Jeito, whose name derives from the Brazilian Portuguese for 'where there is a will, there is a way", doesn't just plan to invest in promising start-ups to take them to a public listing and beyond.

The plan is to remain involved, "including post-IPO to really push the company growth and continue to hold influence," Tordjman said, but companies like Neogene fall exactly within Jeito's three main criteria, she explained.

Firstly, companies should have a strong "growth potential, meaning that it must have a pipeline of drugs - not just one," she said. Additionally, companies must have the ability to accelerate the drug to market, ensuring that products reach patients fast, whilst maximizing the revenues that are available in a product's patent life. Lastly, companies must have a "proof of concept, even indirect, like gene therapy," she said.

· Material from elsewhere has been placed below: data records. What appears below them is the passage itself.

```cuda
int64_t cb200_pack_robot_blob(void *out, int64_t out_bytes, const cb200_robot_sizes *sz, const float *fixed_transforms,
                              const int16_t *link_map, const int16_t *joint_map, const int8_t *joint_map_type,
                              const float *joint_offset_map, const int16_t *tool_frame_map, const float *link_spheres,
                              const int16_t *link_sphere_map, const float *sphere_padding,
                              const int16_t *collision_pairs, const float *position_limits,
                              const float *velocity_limits, const float *acceleration_limits, const float *jerk_limits,
                              const float *effort_limits) {
  BlobHeader h;
  const int64_t total = blob_layout(sz, link_map, &h, lp_cap(sz));
  if (total < 0) return total;
  if (out_bytes < total) return -3;
  const int nl = h.nl, D = h.D, S = h.S, L = h.L, P = h.P;
  const int n_cfg = sz->num_sphere_configs > 1 ? sz->num_sphere_configs : 1;
  h.n_sphere_cfgs = n_cfg;
  unsigned char *o = static_cast<unsigned char *>(out);
  memset(o, 0, (size_t)total);
  memcpy(o, &h, sizeof(h));
  memcpy(o + h.off_fixed, fixed_transforms, (size_t)nl * 48);
  memcpy(o + h.off_joff, joint_offset_map, (size_t)nl * 8);
  memcpy(o + h.off_link_map, link_map, (size_t)nl * 2);
  memcpy(o + h.off_joint_map, joint_map, (size_t)nl * 2);
  memcpy(o + h.off_joint_type, joint_map_type, (size_t)nl);
  if (L) memcpy(o + h.off_tool_map, tool_frame_map, (size_t)L * 2);
  for (int l = 0; l < nl; ++l) {
    const int jt = joint_map_type[l];
    if (jt < -1 || jt > 5) return -4;
    if (jt >= 0 && (joint_map[l] < 0 || joint_map[l] >= D)) return -5;
  }
  for (int t = 0; t < L; ++t)
    if (tool_frame_map[t] < 0 || tool_frame_map[t] >= nl) return -6;
  if (S) {
    memcpy(o + h.off_spheres, link_spheres, (size_t)S * 16);
    memcpy(o + h.off_sph_link, link_sphere_map, (size_t)S * 2);
    memcpy(o + h.off_padding, sphere_padding, (size_t)S * 4);
  }
  int16_t *lso = reinterpret_cast<int16_t *>(o + h.off_link_sph_off);
  int16_t *lsi = reinterpret_cast<int16_t *>(o + h.off_link_sph_idx);
  int n = 0;
  for (int l = 0; l < nl; ++l) {
    lso[l] = (int16_t)n;
    for (int s = 0; s < S; ++s) {
      if (link_sphere_map[s] < 0 || link_sphere_map[s] >= nl) return -7;
      if (link_sphere_map[s] == l) lsi[n++] = (int16_t)s;
    }
  }
  lso[nl] = (int16_t)n;
  std::vector<int> depth(nl, 0);
  unsigned long long *anc = reinterpret_cast<unsigned long long *>(o + h.off_anc_mask);
  anc[0] = 1ull;
  for (int l = 1; l < nl; ++l) {
    depth[l] = depth[link_map[l]] + 1;
    anc[l] = anc[link_map[l]] | (1ull << l);
  }
  int16_t *lvo = reinterpret_cast<int16_t *>(o + h.off_level_off);
  int16_t *lvl = reinterpret_cast<int16_t *>(o + h.off_level_links);
  n = 0;
  for (int lev = 0; lev < h.n_levels; ++lev) {
    lvo[lev] = (int16_t)n;
    for (int l = 0; l < nl; ++l)
      if (depth[l] == lev) lvl[n++] = (int16_t)l;
  }
  lvo[h.n_levels] = (int16_t)n;
  {
    uint32_t *sched = reinterpret_cast<uint32_t *>(o + h.off_fk_sched);
    int steps = 0;
    for (int lev = 1; lev < h.n_levels; ++lev) {
      for (int i = lvo[lev]; i < lvo[lev + 1]; i += 2) {
        const uint32_t l0 = (uint32_t)lvl[i], p0 = (uint32_t)link_map[l0];
        sched[2 * steps] = (l0 * 48u) | ((p0 * 48u) << 16);
        sched[2 * steps + 1] = 0xffffu;
        if (i + 1 < lvo[lev + 1]) {
          const uint32_t l1 = (uint32_t)lvl[i + 1], p1 = (uint32_t)link_map[l1];
          sched[2 * steps + 1] = (l1 * 48u) | ((p1 * 48u) << 16);
        }
        ++steps;
      }
    }
    reinterpret_cast<BlobHeader *>(o)->n_fk_steps = steps;
  }
  int16_t *jlo = reinterpret_cast<int16_t *>(o + h.off_jl_off);
  int16_t *jli = reinterpret_cast<int16_t *>(o + h.off_jl_idx);
  n = 0;
  for (int d = 0; d < D; ++d) {
    jlo[d] = (int16_t)n;
    for (int l = 0; l < nl; ++l)
      if (joint_map_type[l] >= 0 && joint_map[l] == d) jli[n++] = (int16_t)l;
  }
  jlo[D] = (int16_t)n;
  float *lim = reinterpret_cast<float *>(o + h.off_limits);
  const float *srcs[5] = {position_limits, velocity_limits, acceleration_limits, jerk_limits, effort_limits};
  for (int k = 0; k < 5; ++k)
    for (int i = 0; i < 2 * D; ++i) lim[k * 2 * D + i] = srcs[k] ? srcs[k][i] : (i < D ? -1e30f : 1e30f);
  for (int p = 0; p < P; ++p) {
    const int i = collision_pairs[2 * p], j = collision_pairs[2 * p + 1];
    if (i < 0 || j < 0 || i >= S || j >= S) return -8;
  }
  if (P) memcpy(o + h.off_pairs, collision_pairs, (size_t)P * 4);
// ... 508 lines not shown
```

### curobo_b200/csrc/cb200_warp.cuh

```cuda
#pragma once
#include "cb200_blob.h"
#include "cb200_math.cuh"

namespace cb200 {

constexpr unsigned kFull = 0xffffffffu;

struct RobotView {
  int nl, D, S, L, P, n_levels;
  const float *fixed;
  const float *joff;
  const int16_t *link_map;
  const int16_t *joint_map;
  const int8_t *joint_type;
  const int16_t *tool_map;
  const float4 *spheres;
  const int16_t *sph_link;
  const float *padding;
  const int16_t *link_sph_off;
  const int16_t *link_sph_idx;
  const int16_t *level_off;
  const int16_t *level_links;
  const unsigned long long *anc_mask;
  const int16_t *jl_off;
  const int16_t *jl_idx;
  const float *limits;
  const uint32_t *pairs;
  int n_cl, n_lp;
  const int16_t *cl_link;
  const int16_t *cl_start;
  const float4 *cl_bound;
  const uint32_t *lp;
  int n_fk_steps;
  const uint32_t *fk_sched;
  const float4 *cl_bound_scene;
  const uint8_t *sph_cl;
};

__device__ __forceinline__ RobotView make_robot_view(const unsigned char *smem_blob, const unsigned char *gmem_blob) {
  const BlobHeader *h = reinterpret_cast<const BlobHeader *>(smem_blob);
  RobotView v;
  v.nl = h->nl;
  v.D = h->D;
  v.S = h->S;
  v.L = h->L;
  v.P = h->P;
  v.n_levels = h->n_levels;
  v.fixed = reinterpret_cast<const float *>(smem_blob + h->off_fixed);
  v.joff = reinterpret_cast<const float *>(smem_blob + h->off_joff);
  v.link_map = reinterpret_cast<const int16_t *>(smem_blob + h->off_link_map);
  v.joint_map = reinterpret_cast<const int16_t *>(smem_blob + h->off_joint_map);
  v.joint_type = reinterpret_cast<const int8_t *>(smem_blob + h->off_joint_type);
  v.tool_map = reinterpret_cast<const int16_t *>(smem_blob + h->off_tool_map);
  v.spheres = reinterpret_cast<const float4 *>(smem_blob + h->off_spheres);
  v.sph_link = reinterpret_cast<const int16_t *>(smem_blob + h->off_sph_link);
  v.padding = reinterpret_cast<const float *>(smem_blob + h->off_padding);
  v.link_sph_off = reinterpret_cast<const int16_t *>(smem_blob + h->off_link_sph_off);
  v.link_sph_idx = reinterpret_cast<const int16_t *>(smem_blob + h->off_link_sph_idx);
  v.level_off = reinterpret_cast<const int16_t *>(smem_blob + h->off_level_off);
  v.level_links = reinterpret_cast<const int16_t *>(smem_blob + h->off_level_links);
  v.anc_mask = reinterpret_cast<const unsigned long long *>(smem_blob + h->off_anc_mask);
  v.jl_off = reinterpret_cast<const int16_t *>(smem_blob + h->off_jl_off);
  v.jl_idx = reinterpret_cast<const int16_t *>(smem_blob + h->off_jl_idx);
  v.limits = reinterpret_cast<const float *>(smem_blob + h->off_limits);
  v.pairs = reinterpret_cast<const uint32_t *>(gmem_blob + h->off_pairs);
  v.n_cl = h->n_cl;
  v.n_lp = h->n_lp;
  v.cl_link = reinterpret_cast<const int16_t *>(smem_blob + h->off_cl_link);
  v.cl_start = reinterpret_cast<const int16_t *>(smem_blob + h->off_cl_start);
  v.cl_bound = reinterpret_cast<const float4 *>(smem_blob + h->off_cl_bound);
  v.lp = reinterpret_cast<const uint32_t *>(smem_blob + h->off_lp);
  v.n_fk_steps = h->n_fk_steps;
  v.fk_sched = reinterpret_cast<const uint32_t *>(smem_blob + h->off_fk_sched);
  v.cl_bound_scene = reinterpret_cast<const float4 *>(smem_blob + h->off_cl_bound_scene);
  v.sph_cl = reinterpret_cast<const uint8_t *>(smem_blob + h->off_sph_cl);
  return v;
}

struct EvalSmem {
  float *cumul;
  float4 *sph;
  float4 *gsph;
  float *ft;
  float *contrib;
  float *qv;
  float *gqv;
  float *pose_g;
  float4 *bc;
  uint32_t *cmask;
  float4 *glist;
};
__host__ __device__ inline int eval_smem_floats(int nl, int D, int S, int L, int n_cl) {
  int n = nl * 12 + S * 8 + nl * 8 + n_cl * 4;
  n += nl + D + D + L * 8 + n_cl;
  return (n + 3) & ~3;
}
__device__ __forceinline__ EvalSmem carve_eval_smem(float *base, int nl, int D, int S, int L, int n_cl) {
  EvalSmem e;
  e.cumul = base;
  e.sph = reinterpret_cast<float4 *>(base + nl * 12);
  e.gsph = e.sph + S;
  e.ft = base + nl * 12 + S * 8;
  e.bc = reinterpret_cast<float4 *>(e.ft + nl * 8);
  e.contrib = e.ft + nl * 8 + n_cl * 4;
  e.qv = e.contrib + nl;
  e.gqv = e.qv + D;
  e.pose_g = e.gqv + D;
  e.cmask = reinterpret_cast<uint32_t *>(e.pose_g + L * 8);
  e.glist = nullptr;
  return e;
}
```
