static constexpr uint32_t SCOPE_FLAGS_ALL = SNARKVM_HIP_SCOPE_ASYNC_MSM | SNARKVM_HIP_SCOPE_STABLE_INPUTS | SNARKVM_HIP_SCOPE_MSM_IN_STREAM;
RustError snarkvm_hip_scope_begin_ex(const void* d_any, uint32_t flags) {
    API_TRY
    thread_scope_t& sc = tl_scope();
    if (sc.lane) throw hip_failure{hipErrorInvalidValue, "scope_begin: the calling thread already has an open scope", __LINE__};
    if (flags & ~SCOPE_FLAGS_ALL) throw hip_failure{hipErrorInvalidValue, "scope_begin: unknown flag", __LINE__};
    g_rt.configure();
    const int nd = (int)g_rt.devs.size();
    int dev = device_for(d_any, d_any ? 1 : 0);
    if (dev < 0) dev = (int)(g_rt.rr.fetch_add(1) % (uint32_t)nd);
    device_t* d = g_rt.devs[dev].get();
    int prev = -1;
    if (hipGetDevice(&prev) != hipSuccess) prev = 0;
    lane_t* l = d->take_for_scope(true);
    try {
        HIP_TRY(hipSetDevice(d->physical));
        d->init();
        tu_kernel_attributes(d->logical);
    } catch (...) {
        d->give(l, true);
        (void)hipSetDevice(prev);
        throw;
    }
    l->begin_call();
    l->in_scope = true;
    l->pin_used = 0;
    l->scope_events_used = 0;
    sc = thread_scope_t();
    sc.lane = l;
    sc.prev_device = prev;
    sc.flags = flags;
    API_CATCH
}
RustError snarkvm_hip_scope_begin(const void* d_any) { return snarkvm_hip_scope_begin_ex(d_any, 0); }
void* snarkvm_hip_scope_stream(void) {
    lane_t* l = tl_scope().lane;
    return l ? (void*)l->stream : nullptr;
}
RustError snarkvm_hip_scope_set_flags(uint32_t flags) {
    API_TRY
    thread_scope_t& sc = tl_scope();
    if (!sc.lane) throw hip_failure{hipErrorInvalidValue, "scope_set_flags: the calling thread has no open scope", __LINE__};
    if (flags & ~SCOPE_FLAGS_ALL) throw hip_failure{hipErrorInvalidValue, "scope_set_flags: unknown flag", __LINE__};
    sc.flags = flags;
    API_CATCH
}
RustError snarkvm_hip_scope_collect(const void* out) {
    API_TRY
    scope_collect(out);
    API_CATCH
}
RustError snarkvm_hip_scope_end(void) {
    thread_scope_t& sc = tl_scope();
    lane_t* l = sc.lane;
    if (!l) return ok();
    RustError r = ok();
    try {
        scope_flush();
    } catch (const hip_failure& f) {
        r = from_failure(f);
    } catch (const std::exception& e) {
        r = fail(1, std::string("snarkvm_hip: scope_end: ") + e.what());
    } catch (...) {
        r = fail(1, "snarkvm_hip: scope_end failed");
    }
    l->in_scope = false;
    l->deferred.clear();
    l->deferred_bytes = 0;
    for (int i = 0; i < sc.naux; i++) {
        (void)hipStreamSynchronize(sc.aux[i]->stream);
        sc.aux[i]->dev->give(sc.aux[i], true);
    }
    const int prev = sc.prev_device;
    sc = thread_scope_t();
    l->dev->give(l, true);
    if (prev >= 0) (void)hipSetDevice(prev);
    return r;
}

static void precompute_tables(lane_t& c, snarkvm_hip_bases* h, g1_aff_mem_t* d) { precompute_tables_run<fq_t>(c, d, h->n, h->tables, h->table_bits); }
static void register_bases_impl(snarkvm_hip_bases_t** handle, const void* points, size_t npoints, size_t ffi_affine_sz, int on_device, int tables,
                                int table_bits) {
    if (!handle) throw hip_failure{hipErrorInvalidValue, "register_bases: null handle", __LINE__};
    if (npoints && !points) throw hip_failure{hipErrorInvalidValue, "register_bases: null points", __LINE__};
    if (ffi_affine_sz < 104 || (ffi_affine_sz & 7)) throw hip_failure{hipErrorInvalidValue, "register_bases: bad stride", __LINE__};
    check_tables(tables, table_bits, "register_bases");
    scope_flush();
    const int nd = g_rt.ndev();
    std::unique_ptr<snarkvm_hip_bases> h(new snarkvm_hip_bases());
    h->n = npoints;
    h->tables = tables;
    h->table_bits = table_bits ? table_bits : 256 / tables;
    h->d.assign(nd, nullptr);
    const size_t bytes = (size_t)tables * npoints * sizeof(g1_aff_mem_t);
    try {
        if (npoints) {
            const int owner = on_device ? device_for(points, 1) : -1;
            auto build = [&](int dev) {
                lane_guard lg(dev);
                lane_t& c = lg.c();
                HIP_TRY(hipMalloc((void**)&h->d[dev], bytes));
                const uint8_t* src = (const uint8_t*)points;
                if (!on_device) {
                    c.bases_tmp.ensure(npoints * ffi_affine_sz);
                    HIP_TRY(hipMemcpyAsync(c.bases_tmp.p, points, npoints * ffi_affine_sz, hipMemcpyHostToDevice, c.stream));
                    src = c.bases_tmp.as<uint8_t>();
                }
                convert_bases<fq_t>(c, src, ffi_affine_sz, npoints, h->d[dev]);
                precompute_tables(c, h.get(), h->d[dev]);
                bases_to_lazy_form(c, h->d[dev], (size_t)tables * npoints);
                HIP_TRY(hipStreamSynchronize(c.stream));
            };
            std::vector<int> all;
            for (int d = 0; d < nd; d++) all.push_back(d);
            if (!on_device) {
                for_each_device(all, build);
            } else {
                build(owner);
                for (int d = 0; d < nd; d++) {
                    if (d == owner) continue;
                    lane_guard lg(d);
                    HIP_TRY(hipMalloc((void**)&h->d[d], bytes));
                    HIP_TRY(hipMemcpyPeerAsync(h->d[d], g_rt.devs[d]->physical, h->d[owner], g_rt.devs[owner]->physical, bytes, lg.c().stream));
                    HIP_TRY(hipStreamSynchronize(lg.c().stream));
                }
            }
        }
    } catch (...) {
        h->free_all();
        throw;
    }
    *handle = h.release();
}
RustError snarkvm_hip_register_bases(snarkvm_hip_bases_t** handle, const void* points, size_t npoints, size_t ffi_affine_sz, int on_device) {
    API_TRY
    register_bases_impl(handle, points, npoints, ffi_affine_sz, on_device, 1, 0);
    API_CATCH
}
RustError snarkvm_hip_register_bases_tables(snarkvm_hip_bases_t** handle, const void* points, size_t npoints, size_t ffi_affine_sz, int on_device,
                                            int tables) {
    API_TRY
    register_bases_impl(handle, points, npoints, ffi_affine_sz, on_device, tables, 0);
    API_CATCH
}
RustError snarkvm_hip_register_bases_windowed(snarkvm_hip_bases_t** handle, const void* points, size_t npoints, size_t ffi_affine_sz, int on_device,
                                              int tables, int window_bits) {
    API_TRY
    if (window_bits <= 0) throw hip_failure{hipErrorInvalidValue, "register_bases_windowed: window_bits must be positive", __LINE__};
    register_bases_impl(handle, points, npoints, ffi_affine_sz, on_device, tables, window_bits);
    API_CATCH
}
void snarkvm_hip_free_bases(snarkvm_hip_bases_t* h) {
    if (!h) return;
    h->free_all();
    delete h;
}
}
snarkvm_hip_bases* sv_new_bases_handle(size_t npoints, int tables, int table_bits) {
    snarkvm_hip_bases* h = new snarkvm_hip_bases();
    h->n = npoints;
    h->tables = tables;
    h->table_bits = table_bits;
    h->d.assign(g_rt.ndev(), nullptr);
    return h;
}
void sv_precompute_tables(lane_t& c, snarkvm_hip_bases* h, g1_aff_mem_t* d) { precompute_tables(c, h, d); }
extern "C" {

Jeito's differentiation from other firms scouting Europe is what attracted Sanofi, she explained. "When we invest in startup companies - biotech and biopharma - we think commercialization, we truly need to accelerate companies," she said, giving companies significant capital to take their product to market quickly.

Moreover, Jeito have "a team that is immensely talented from the whole ecosystem across the whole value chain, including people from pharma, biotech, IP and market access," she said "the difference is that it's not just venture partner advisor, like you have in some funds, that helps operational needs time to time in companies. Here, it's integrated in the investment team," she said.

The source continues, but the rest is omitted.